§ **Problem**
Scan the material for the word "weights", then return every line where it appears.

§ **Exercise data**
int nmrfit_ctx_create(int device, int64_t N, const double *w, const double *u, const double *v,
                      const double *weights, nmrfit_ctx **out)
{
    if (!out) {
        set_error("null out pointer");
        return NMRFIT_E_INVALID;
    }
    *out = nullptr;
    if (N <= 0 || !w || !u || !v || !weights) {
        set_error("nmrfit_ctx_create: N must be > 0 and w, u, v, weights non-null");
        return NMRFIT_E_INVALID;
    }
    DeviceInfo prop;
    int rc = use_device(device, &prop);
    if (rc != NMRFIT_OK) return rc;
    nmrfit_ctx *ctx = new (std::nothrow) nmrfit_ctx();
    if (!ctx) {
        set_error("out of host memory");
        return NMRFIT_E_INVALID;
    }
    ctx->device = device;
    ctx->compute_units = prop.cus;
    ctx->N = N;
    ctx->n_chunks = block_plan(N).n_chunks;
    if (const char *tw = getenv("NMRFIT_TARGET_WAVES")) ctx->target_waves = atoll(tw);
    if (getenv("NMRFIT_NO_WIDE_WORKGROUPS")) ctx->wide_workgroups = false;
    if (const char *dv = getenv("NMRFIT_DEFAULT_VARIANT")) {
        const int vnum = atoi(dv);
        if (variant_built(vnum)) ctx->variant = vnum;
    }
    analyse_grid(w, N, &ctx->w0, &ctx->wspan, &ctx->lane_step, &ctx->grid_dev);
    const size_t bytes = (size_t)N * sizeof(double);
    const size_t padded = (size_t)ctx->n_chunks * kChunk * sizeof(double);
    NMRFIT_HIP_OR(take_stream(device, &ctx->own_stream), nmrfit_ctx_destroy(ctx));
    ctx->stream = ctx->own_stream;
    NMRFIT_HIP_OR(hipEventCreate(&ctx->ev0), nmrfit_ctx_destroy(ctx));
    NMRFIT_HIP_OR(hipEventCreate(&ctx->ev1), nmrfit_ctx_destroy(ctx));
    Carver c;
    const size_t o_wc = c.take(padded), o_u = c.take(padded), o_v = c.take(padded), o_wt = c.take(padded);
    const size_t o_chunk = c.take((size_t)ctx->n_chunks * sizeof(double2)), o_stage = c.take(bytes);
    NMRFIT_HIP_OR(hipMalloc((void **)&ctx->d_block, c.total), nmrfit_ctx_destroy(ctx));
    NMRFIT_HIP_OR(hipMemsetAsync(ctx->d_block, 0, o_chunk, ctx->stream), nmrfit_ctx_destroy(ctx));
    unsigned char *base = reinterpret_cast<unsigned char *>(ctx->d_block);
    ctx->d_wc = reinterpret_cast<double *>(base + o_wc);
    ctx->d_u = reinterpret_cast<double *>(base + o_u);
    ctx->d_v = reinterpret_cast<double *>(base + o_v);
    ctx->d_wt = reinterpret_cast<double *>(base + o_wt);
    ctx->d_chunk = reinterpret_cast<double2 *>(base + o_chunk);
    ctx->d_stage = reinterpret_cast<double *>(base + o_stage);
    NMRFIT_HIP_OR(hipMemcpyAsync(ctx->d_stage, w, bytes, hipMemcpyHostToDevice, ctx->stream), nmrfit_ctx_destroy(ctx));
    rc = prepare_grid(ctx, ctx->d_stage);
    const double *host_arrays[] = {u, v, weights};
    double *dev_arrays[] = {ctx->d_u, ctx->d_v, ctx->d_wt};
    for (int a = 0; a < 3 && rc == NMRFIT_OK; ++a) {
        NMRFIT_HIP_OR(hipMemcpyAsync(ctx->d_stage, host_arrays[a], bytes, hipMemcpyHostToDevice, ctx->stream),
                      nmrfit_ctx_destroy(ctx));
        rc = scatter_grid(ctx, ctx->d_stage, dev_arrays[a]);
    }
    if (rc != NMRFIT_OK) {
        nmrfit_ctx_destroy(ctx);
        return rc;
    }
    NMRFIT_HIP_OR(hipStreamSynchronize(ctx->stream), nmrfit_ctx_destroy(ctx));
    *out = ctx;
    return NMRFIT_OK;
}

§ **Result of the exercise**
                      const double *weights, nmrfit_ctx **out)
    if (N <= 0 || !w || !u || !v || !weights) {
        set_error("nmrfit_ctx_create: N must be > 0 and w, u, v, weights non-null");
    const double *host_arrays[] = {u, v, weights};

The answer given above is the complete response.